La mise à jour de ce mécanisme a été effectuée par le ministère de l’Action humanitaire et de la Solidarité nationale (MAHSN), en partenariat avec l’Organisation internationale pour les migrations (OIM). Elle s’inscrit dans le cadre du Programme de Protection, de Retour et de Réintégration des Migrants en Afrique Subsaharienne (MPRR-SSA), une initiative financée par l’Union européenne (UE) et mise en œuvre par l’OIM.

Le programme est déployé dans 16 pays d’Afrique

Ce programme, qui met l’accent sur les routes de la Méditerranée occidentale et centrale, est déployé dans 16 pays d’Afrique subsaharienne (Burkina Faso, Cameroun, Côte d’Ivoire, Éthiopie, Gambie, Ghana, Guinée, Mali, Mauritanie, Niger, Nigéria, Sierra Leone, Sénégal, Somalie, Soudan et Tchad). Pour l’OIM, une agence onusienne spécialisée, la révision du MNR représente un jalon clé dans la consolidation des capacités nationales burkinabè en matière de gestion des flux migratoires et la protection des migrants vulnérables.

dpa

Outil stratégique de coordination interinstitutionnelle, le MNR vise à améliorer l’identification, l’assistance et le suivi des migrants en transit ou bloqués sur le territoire burkinabé, notamment les enfants non accompagnés, les victimes de la traite des personnes ainsi que les personnes âgées ou malades, afin de leur offrir un suivi adapté, a-t-on indiqué.

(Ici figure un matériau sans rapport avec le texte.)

+struct Db {
+    sqlite3* db = nullptr;
+    explicit Db(const std::string& path, int flags) {
+        if (sqlite3_open_v2(path.c_str(), &db, flags, nullptr) != sqlite_min::OK) {
+            std::fprintf(stderr, "cannot open %s\n", path.c_str());
+            std::exit(2);
+        }
+    }
+    ~Db() { sqlite3_close_v2(db); }
+    void exec(const char* sql) {
+        if (sqlite3_exec(db, sql, nullptr, nullptr, nullptr) != sqlite_min::OK) {
+            std::fprintf(stderr, "%s: %s\n", sql, sqlite3_errmsg(db));
+            std::exit(2);
+        }
+    }
+    long long scalar(const char* sql) {
+        long long v = -1;
+        auto cb = [](void* out, int, char** cols, char**) {
+            *static_cast<long long*>(out) = cols[0] ? std::atoll(cols[0]) : 0;
+            return 0;
+        };
+        if (sqlite3_exec(db, sql, cb, &v, nullptr) != sqlite_min::OK) {
+            std::fprintf(stderr, "%s: %s\n", sql, sqlite3_errmsg(db));
+            std::exit(2);
+        }
+        return v;
+    }
+};
+
+std::vector<std::pair<std::string, std::string>> java_tree(int n, long long& methods, long long& classes) {
+    std::vector<std::pair<std::string, std::string>> tree;
+    methods = 0;
+    for (int k = 0; k < n; ++k) {
+        const std::string name = "C" + std::to_string(k);
+        std::string src = "package co.check.p" + std::to_string(k % 7) + ";\n\n";
+        if (k % 3 == 0) src += "@org.springframework.web.bind.annotation.RestController\n";
+        src += "public class " + name + " {\n";
+        const int nm = k % 5;
+        for (int j = 0; j < nm; ++j) {
+            if (k % 3 == 0) src += "    @GetMapping(\"/c" + std::to_string(k) + "/m" + std::to_string(j) + "\")\n";
+            src += "    public void m" + std::to_string(j) + "(String a)" +
+                   (j % 2 ? " throws java.io.IOException, IllegalStateException" : "") + " {\n    }\n\n";
+        }
+        src += "}\n";
+        methods += nm;
+        tree.emplace_back("src/main/java/co/check/p" + std::to_string(k % 7) + "/" + name + ".java", std::move(src));
+    }
+    classes = n;
+    if (n > 0) {
+        tree.emplace_back("src/main/java/x/y/Twin.java", "package x.y;\npublic class Twin { void a() {} void b() {} }\n");
+        tree.emplace_back("src/main/java/x.y/Twin.java", "package x.y;\npublic class Twin { void c() {} }\n");
+        classes += 1;
+        methods += 1;
+    }
+    tree.emplace_back("src/main/java/co/check/Broken.java", std::string("\xff\xfe{{{(\"\0class", 12));
+    classes += 1;
+    return tree;
+}
+
+size_t scan_streaming(const std::vector<std::pair<std::string, std::string>>& tree, int threads,
+                      dbw::BulkWriter& writer, size_t sink_chunk) {
+    auto result = std::make_shared<srcscan::ScanResult>();
+    auto keep = std::make_shared<staticrows::StaticRowsKeep>();
+    keep->r = result;
+    keep->spec.writer = &writer;
+    keep->spec.pid = "project-1";
+    keep->spec.now = "2024-01-01T00:00:00.000Z";
+    keep->spec.commit_null = true;
+    keep->spec.cls_sql = kClassSql;
+    keep->spec.meth_sql = kMethodSql;
+    staticrows::StaticRowsEmitter em(keep);
+    keep.reset();
+    staticrows::EmitterThread feeder(em);
+    std::atomic<int> in_sink{0};
+    srcscan::ScanOptions opt;
+    opt.language = "java";
+    opt.threads = threads;
+    opt.sink_chunk = sink_chunk;
+    size_t expect_first = 0;
+    opt.file_sink = [&](const std::vector<srcscan::FileRec>& files, size_t a, size_t b) {
+        check(in_sink.fetch_add(1) == 0, "sink calls never overlap");
+        check(a == expect_first && a < b && b <= files.size(), "ranges are contiguous and increasing");
+        expect_first = b;
+        feeder.push(a, b);
+        in_sink.fetch_sub(1);
+    };
+    auto copy = tree;
+    const std::string root = srcscan::vfs_mount(std::move(copy));
+    srcscan::scan_project_into(root, opt, *result);
+    srcscan::vfs_unmount(root);
+    check(expect_first == result->files.size(), "every file went through the sink before the scan returned");
+    feeder.close();
+    check(em.fed() == result->files.size() && em.finished(), "the emitter thread emitted every file");
+    return em.streamed;
+}
+
+}
+
+int main(int argc, char** argv) {
+    const int n = argc > 1 ? std::atoi(argv[1]) : 700;
+    const int threads = argc > 2 ? std::atoi(argv[2]) : 8;
+    char path[] = "/tmp/stream_rows_check_XXXXXX";
+    const int fd = mkstemp(path);
+    if (fd < 0) return 2;
+    close(fd);
+    {
+        Db db(path, sqlite_min::OPEN_READWRITE | OPEN_CREATE);
+        db.exec(kSchema);
+    }
+    long long methods = 0, classes = 0;
+    const auto tree = java_tree(n, methods, classes);
+    {
+        dbw::BulkWriter writer(path, 5000, {});
+        const size_t streamed = scan_streaming(tree, threads, writer, 64);
+        check(streamed == tree.size(), "all files streamed");
+        writer.commit();
+        const std::string err = writer.wait();
+        check(err.empty(), "commit succeeded");
+        check(writer.rows_written() == classes + methods, "rows written == classes + methods");
+    }
+    {
+        Db db(path, sqlite_min::OPEN_READWRITE);
+        check(db.scalar("SELECT COUNT(*) FROM source_classes") == classes, "class rows");
+        check(db.scalar("SELECT COUNT(*) FROM source_methods") == methods, "method rows");
+        check(db.scalar("SELECT COUNT(*) FROM source_methods m WHERE NOT EXISTS "
+                        "(SELECT 1 FROM source_classes c WHERE c.id = m.class_id)") == 0, "methods point at classes");
+        check(db.scalar("SELECT COUNT(*) FROM (SELECT id, LAG(id) OVER (ORDER BY rowid) AS prev FROM source_classes) "
+                        "WHERE prev IS NOT NULL AND prev >= id") == 0, "class ids ascend in file order");
+        if (n > 0) {
+            check(db.scalar("SELECT COUNT(*) FROM source_classes WHERE full_class_name = 'x.y.Twin' "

Une dynamique de mobilité complexe

Depuis son élaboration, le MNR a connu plusieurs mises à jour, notamment en 2020, 2021 et 2023. Toutefois, les évolutions institutionnelles, les nouvelles tendances migratoires et les défis sécuritaires ont rendu nécessaire une révision approfondie du document, a-t-on ajouté. En tant que pays de départ, de transit et de retour, le Burkina Faso connaît une dynamique de mobilité complexe, marquée par des vulnérabilités et des besoins d’assistance diversifiés.

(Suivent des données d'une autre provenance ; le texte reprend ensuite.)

#define BIN_PAIR_CAP 1024
#ifdef BIN_PROF
__device__ unsigned long long g_binprof[8 * 4096];
#define BP(k) { const long long now_ = wall_clock64(); acc_[k] += now_ - tp_; tp_ = now_; }
#else
#define BP(k)
#endif
#define BIN_SC_THREADS 192
__constant__ unsigned long long c_row_comb[65] = {0x0000000000000000ull, 0x5555555555555555ull, 0x1111111111111111ull, 0x1041041041041041ull, 0x0101010101010101ull, 0x1004010040100401ull, 0x1001001001001001ull, 0x0100040010004001ull, 0x0001000100010001ull, 0x0040001000040001ull, 0x1000010000100001ull, 0x0000100000400001ull, 0x0001000001000001ull, 0x0010000004000001ull, 0x0100000010000001ull, 0x1000000040000001ull, 0x0000000100000001ull, 0x0000000400000001ull, 0x0000001000000001ull, 0x0000004000000001ull, 0x0000010000000001ull, 0x0000040000000001ull, 0x0000100000000001ull, 0x0000400000000001ull, 0x0001000000000001ull, 0x0004000000000001ull, 0x0010000000000001ull, 0x0040000000000001ull, 0x0100000000000001ull, 0x0400000000000001ull, 0x1000000000000001ull, 0x4000000000000001ull, 0x0000000000000001ull, 0x0000000000000001ull, 0x0000000000000001ull, 0x0000000000000001ull, 0x0000000000000001ull, 0x0000000000000001ull, 0x0000000000000001ull, 0x0000000000000001ull, 0x0000000000000001ull, 0x0000000000000001ull, 0x0000000000000001ull, 0x0000000000000001ull, 0x0000000000000001ull, 0x0000000000000001ull, 0x0000000000000001ull, 0x0000000000000001ull, 0x0000000000000001ull, 0x0000000000000001ull, 0x0000000000000001ull, 0x0000000000000001ull, 0x0000000000000001ull, 0x0000000000000001ull, 0x0000000000000001ull, 0x0000000000000001ull, 0x0000000000000001ull, 0x0000000000000001ull, 0x0000000000000001ull, 0x0000000000000001ull, 0x0000000000000001ull, 0x0000000000000001ull, 0x0000000000000001ull, 0x0000000000000001ull, 0x0000000000000001ull};
#define BIN_SC_FIXED_BYTES (2 * 64 * sizeof(BinRec) + 2 * BIN_PAIR_CAP * 4 + 3 * 64 * 4 + 16 + 66 * 8)
#define BIN_MID_TILES 1536
__device__ __forceinline__ bool bin_sc_mine(ushort4 box, int masks) {
    const uint32_t tb = (uint32_t)box.z * (uint32_t)box.w;
    if (tb == 0u) return false;
    const int tier = tb <= (uint32_t)BIN_MID_TILES ? BIN_MID_TILES : (tb <= (uint32_t)BIN_SMALL_TILES ? BIN_SMALL_TILES : 0);
    return tier == masks;
}
template <int MASKS, bool SPREAD>
__global__ __launch_bounds__(BIN_SC_THREADS) void k_bin_scatter(int N, int T, int nblk, int bb, const uint32_t* __restrict__ db_nvis,
                                                                const ushort4* __restrict__ db_bbox,
                                                                const uint32_t* __restrict__ db_order,
                                                                const uint4* __restrict__ db_rec,
                                                                const uint32_t* __restrict__ bin_mat,
                                                                uint32_t* __restrict__ sorted_gid, uint32_t cap,
                                                                MgrHeader* hdr, int skipped) {
    constexpr bool SMALL = MASKS > 0;
    extern __shared__ __attribute__((aligned(16))) uint32_t s_mem[];
    BinRec* s_rec = (BinRec*)s_mem;
    unsigned long long* s_mask = (unsigned long long*)(s_mem + 2 * 64 * (sizeof(BinRec) / 4));
    uint32_t* s_pairs = (uint32_t*)(s_mask + MASKS);
    uint32_t* s_gid = s_pairs + 2 * BIN_PAIR_CAP;
    uint32_t* s_info = s_gid + 2 * 64;
    unsigned long long* s_comb = (unsigned long long*)(s_info + 4);
    uint32_t* s_vend = (uint32_t*)(s_comb + 66);
    uint32_t* s_cur = s_vend + 64;
    const int v = blockIdx.y, b = blockIdx.x, tid = threadIdx.x, lane = tid & 63, wave = tid >> 6;
    const ushort4 box = db_bbox[v];
    if (!bin_sc_mine(box, MASKS)) {
        if (MASKS == BIN_MID_TILES && skipped && b == 0 && tid == 0) {
            const uint32_t tb = (uint32_t)box.z * (uint32_t)box.w;
            if ((tb > (uint32_t)BIN_SMALL_TILES && (skipped & MGR_SKIP_BOX_LARGE)) || (tb > (uint32_t)BIN_MID_TILES && tb <= (uint32_t)BIN_SMALL_TILES && (skipped & MGR_SKIP_BOX_MID)))
                atomicOr(&hdr->overflow, MGR_OVF_TIER);
        }
        return;
    }
    const uint32_t nvis = db_nvis[v], p0 = (uint32_t)b * (uint32_t)bb;
    if (p0 >= nvis) return;
    const uint32_t p1 = min(p0 + (uint32_t)bb, nvis);
    const int bw = box.z;
    const int nbatch = (int)((p1 - p0 + 63u) / 64u);
    BinRec nxt = {0u, 0u, 0u, 0u, 0u, 0u};
    if (wave == 0) nxt = bin_load(N, v, p0 + lane, nvis, box, db_order, db_rec);
    {
        const int TB = (int)box.z * (int)box.w;
        const uint32_t* row = bin_mat + ((size_t)v * nblk + b) * T;
        int k = tid;
        for (; k + 3 * BIN_SC_THREADS < TB; k += 4 * BIN_SC_THREADS) {
            const uint32_t a0 = row[k], a1 = row[k + BIN_SC_THREADS], a2 = row[k + 2 * BIN_SC_THREADS], a3 = row[k + 3 * BIN_SC_THREADS];
            s_cur[k] = a0; s_cur[k + BIN_SC_THREADS] = a1; s_cur[k + 2 * BIN_SC_THREADS] = a2; s_cur[k + 3 * BIN_SC_THREADS] = a3;
        }
        for (; k < TB; k += BIN_SC_THREADS) s_cur[k] = row[k];
        if (SMALL) for (k = tid; k < TB; k += BIN_SC_THREADS) s_mask[k] = 0ull;
        if (tid < 65) s_comb[tid] = c_row_comb[tid];
    }
    const unsigned long long lt = (1ull << lane) - 1ull;
#ifdef BIN_PROF
    long long acc_[6] = {0, 0, 0, 0, 0, 0};
    const long long t00_ = wall_clock64();
    long long tp_ = t00_;
#endif
    int src_it = 0;
    uint32_t v_total = 0, v_off = 0;
    bool v_mapped = false;
    BinRec cur = {0u, 0u, 0u, 0u, 0u, 0u};
    bool last_emitted = false;
    bool met_big = false;
#pragma unroll 1
    for (int it = 0; SPREAD || it <= nbatch; ++it) {
        __syncthreads();
        BP(5)
        if (wave == 0) {
            const int d = it & 1;
            if (SPREAD && last_emitted) break;
            if (SPREAD || it < nbatch) {
                BinRec r;
                if constexpr (!SPREAD) {
                    r = nxt;
                    BP(0)
                    if (it + 1 < nbatch) nxt = bin_load(N, v, p0 + 64u * (uint32_t)(it + 1) + lane, nvis, box, db_order, db_rec);
                } else {
                if (v_off >= v_total) {
                    cur = nxt;
                    BP(0)
                    ++src_it;
                    if (src_it < nbatch) nxt = bin_load(N, v, p0 + 64u * (uint32_t)src_it + lane, nvis, box, db_order, db_rec);
                    const uint32_t cw = cur.wh & 0xFFFFu, ch = cur.wh >> 16;
                    v_mapped = __ballot(cur.tiles > 64u) != 0ull;
                    v_off = 0u;
                    v_total = 64u;
                    if (v_mapped) {
                        met_big = true;
                        const uint32_t nl = cur.tiles == 0u ? 0u : (cur.tiles <= 64u ? 1u : ch * ((cw + 63u) / 64u));
                        const uint32_t ve = mgr_wave_incl_scan_u32(nl);
                        v_total = (uint32_t)__builtin_amdgcn_readlane((int)ve, 63);
                        s_vend[lane] = ve;
                        __builtin_amdgcn_wave_barrier();
                        if (v_total == 0u) v_total = 1u;
                    }
                }
                r = cur;
                if (v_mapped) r = bin_spread_lane(v_off + (uint32_t)lane, cur, s_vend);
                v_off += 64u;
                last_emitted = v_off >= v_total && src_it >= nbatch;
                }
                const unsigned long long am = ((unsigned long long)r.ahi << 32) | r.alo;
                const bool big = !SPREAD && r.tiles > 64u;
                const bool use = r.tiles != 0u && !big;
                const uint32_t w = r.wh & 0xFFFFu;
                unsigned long long amE = 0ull;
                if (use) {
                    const unsigned long long rb = w >= 64u ? ~0ull : ((1ull << w) - 1ull);
                    const unsigned long long evens = rb * s_comb[min(w, 64u)];
                    const unsigned long long rowm = (bin_y0(r.xy) & 1) ? (w >= 64u ? 0ull : evens << w) : evens;
                    amE = am & rowm;
                }
                const unsigned long long amU = use ? am : 0ull;
                const uint32_t cntE = (uint32_t)__popcll(amE), cntO = (uint32_t)__popcll(amU & ~amE);
                const uint32_t incl = mgr_wave_incl_scan_u32(cntE | (cntO << 16));
                const uint32_t P = (uint32_t)__builtin_amdgcn_readlane((int)incl, 63);
                const uint32_t PE = P & 0xFFFFu, PO = P >> 16;
                BP(1)
                const bool any_big = !SPREAD && __ballot(big) != 0ull;
                met_big = met_big || any_big;
                if (!any_big && PE + PO <= (uint32_t)BIN_PAIR_CAP) {
                    uint32_t* pl = s_pairs + d * BIN_PAIR_CAP;
                    uint32_t oE = (incl & 0xFFFFu) - cntE, oO = (incl >> 16) - cntO;
                    const float rw = __frcp_rn((float)max(w, 1u));
                    const int org = bin_y0(r.xy) * bw + bin_x0(r.xy);
                    unsigned long long m = amU;
                    while (m) {
                        const uint32_t k = (uint32_t)__builtin_ctzll(m);
                        m &= m - 1ull;
                        const uint32_t ty = (uint32_t)(((float)k + 0.5f) * rw), tx = k - ty * w;
                        const uint32_t isE = (uint32_t)((amE >> k) & 1ull);
                        const uint32_t at = isE ? oE : (uint32_t)BIN_PAIR_CAP - 1u - oO;
                        oE += isE;
                        oO += 1u - isE;
                        pl[at] = (uint32_t)(org + (int)ty * bw + (int)tx) | ((uint32_t)lane << 16);
                    }
                    s_gid[d * 64 + lane] = r.gid;
                    if (lane == 0) s_info[d] = P | (last_emitted ? 0x80000000u : 0u);
                } else {
                    s_rec[d * 64 + lane] = r;
                    if (lane == 0) s_info[d] = 0x7FFFFFFFu | (last_emitted ? 0x80000000u : 0u);
                }
                BP(2)
            }
        } else if (it >= 1) {
            const int d = (it - 1) & 1;
            const uint32_t Praw = s_info[d], Pboth = Praw & 0x7FFFFFFFu;
            if (Pboth != 0x7FFFFFFFu) {
                const bool odd = wave == 2;
                const uint32_t P = odd ? Pboth >> 16 : Pboth & 0xFFFFu;
                const uint32_t* const plist = s_pairs + d * BIN_PAIR_CAP;
                auto pl = [&](uint32_t i) -> uint32_t { return plist[odd ? (uint32_t)BIN_PAIR_CAP - 1u - i : i]; };
                const uint32_t* gl = s_gid + d * 64;
                uint32_t pr_n = lane < P ? pl((uint32_t)lane) : 0u;
                if (SMALL) {
                    uint32_t first_p = 0u, rank_p = 0u, gid_p = 0u, src_p = 0u;
                    bool valid_p = false;
#pragma unroll 1
                    for (uint32_t c = 0; c < P + 64; c += 64) {
                        const bool valid = c + lane < P;
                        const uint32_t pr = pr_n;
                        if (c + 64 < P) pr_n = (c + 64 + lane < P) ? pl(c + 64u + (uint32_t)lane) : 0u;
                        const uint32_t t = pr & 0xFFFFu;
                        if (valid) atomicOr(&s_mask[t], 1ull << lane);
                        __builtin_amdgcn_wave_barrier();
                        const unsigned long long mm = valid ? *(volatile unsigned long long*)&s_mask[t] : (1ull << lane);
                        const uint32_t rank = (uint32_t)__popcll(mm & lt);
                        const bool leader = valid && rank == 0u;
                        uint32_t first = 0u;
                        if (leader) {
                            first = atomicAdd(&s_cur[t], (uint32_t)__popcll(mm));
                            s_mask[t] = 0ull;
                        }
                        const uint32_t gid = gl[pr >> 16];
                        if (c > 0) {
                            const uint32_t f = (uint32_t)__shfl((int)first_p, (int)src_p, 64);
                            const uint32_t pos = f + rank_p;
                            if (valid_p && pos < cap) sorted_gid[pos] = gid_p;
                        }
                        first_p = first; rank_p = rank; gid_p = gid; valid_p = valid;
                        src_p = (uint32_t)__builtin_ctzll(mm);
                    }
                } else {
#pragma unroll 1
                    for (uint32_t c = 0; c < P; c += 64) {
                        const bool valid = c + lane < P;
                        const uint32_t pr = pr_n;
                        if (c + 64 < P) pr_n = (c + 64 + lane < P) ? pl(c + 64u + (uint32_t)lane) : 0u;
                        const uint32_t t = pr & 0xFFFFu;
                        uint32_t pos = 0u, cend = 1u;
                        if (valid) {
                            pos = atomicAdd(&s_cur[t], 1u);
                            cend = *(volatile uint32_t*)&s_cur[t];
                        }
                        const uint32_t gid = gl[pr >> 16];
                        unsigned long long todo = __ballot(valid && cend - pos > 1u);
                        while (todo) {
                            const int first = __builtin_ctzll(todo);
                            const uint32_t tstar = (uint32_t)__builtin_amdgcn_readlane((int)t, first);
                            const bool in = valid && t == tstar;
                            const unsigned long long grp = __ballot(in);
                            if (in) pos = cend - (uint32_t)__popcll(grp) + (uint32_t)__popcll(grp & lt);
                            todo &= ~grp;
                        }
                        if (valid && pos < cap) sorted_gid[pos] = gid;
                    }
                }
                BP(3)
            } else if (wave == 1) {
                const BinRec r = s_rec[d * 64 + lane];
                bin_batch_by_instance(r, s_rec + d * 64, s_cur, bw, lane, sorted_gid, cap);
                BP(4)
            }
            if (Praw & 0x80000000u) break;
        }
    }
    if (wave == 0 && lane == 0 && met_big && (*(volatile uint32_t*)&hdr->tiers & 4u) == 0u) atomicOr(&hdr->tiers, 4u);
#ifdef BIN_PROF
    {
        const int wid = blockIdx.y * gridDim.x + blockIdx.x;
        if (lane == 0 && wid < 4096) {
            if (wave == 0) { g_binprof[wid * 8 + 0] = acc_[0]; g_binprof[wid * 8 + 1] = acc_[1]; g_binprof[wid * 8 + 2] = acc_[2];
                             g_binprof[wid * 8 + 5] = (unsigned long long)(tp_ - t00_); g_binprof[wid * 8 + 6] = (unsigned long long)t00_;
                             g_binprof[wid * 8 + 7] = (unsigned long long)tp_; }
            else { g_binprof[wid * 8 + 3] = acc_[3]; g_binprof[wid * 8 + 4] = acc_[4]; }
        }
    }
#endif
}

struct FwdRec {
    float4 a, b;
    float c;
};

#ifdef MGR_STATS
__device__ unsigned long long g_fhist[5][65];
extern "C" int mgr_debug_fhist(unsigned long long* dst) {
    return (int)hipMemcpyFromSymbol(dst, HIP_SYMBOL(g_fhist), sizeof(unsigned long long) * 5 * 65);
}
#define FH(r, c, v) do { const int c_ = (c); const unsigned long long v_ = (unsigned long long)(v); if (lane == 0) atomicAdd(&g_fhist[r][c_], v_); } while (0)
#endif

Carrefour migratoire de l’Afrique de l’Ouest en raison de sa situation géographique, le pays est de plus en plus considéré comme un axe incontournable pour les migrants en route vers les pays de la Méditerranée centrale, selon un rapport de l’OIM. Dans l’espoir d’améliorer leurs conditions de vie, des migrants, ressortissants ouest-africains et de l’Afrique centrale, traversent le Burkina Faso vers, notamment, les pays du Maghreb avant de tenter un départ vers l’Europe.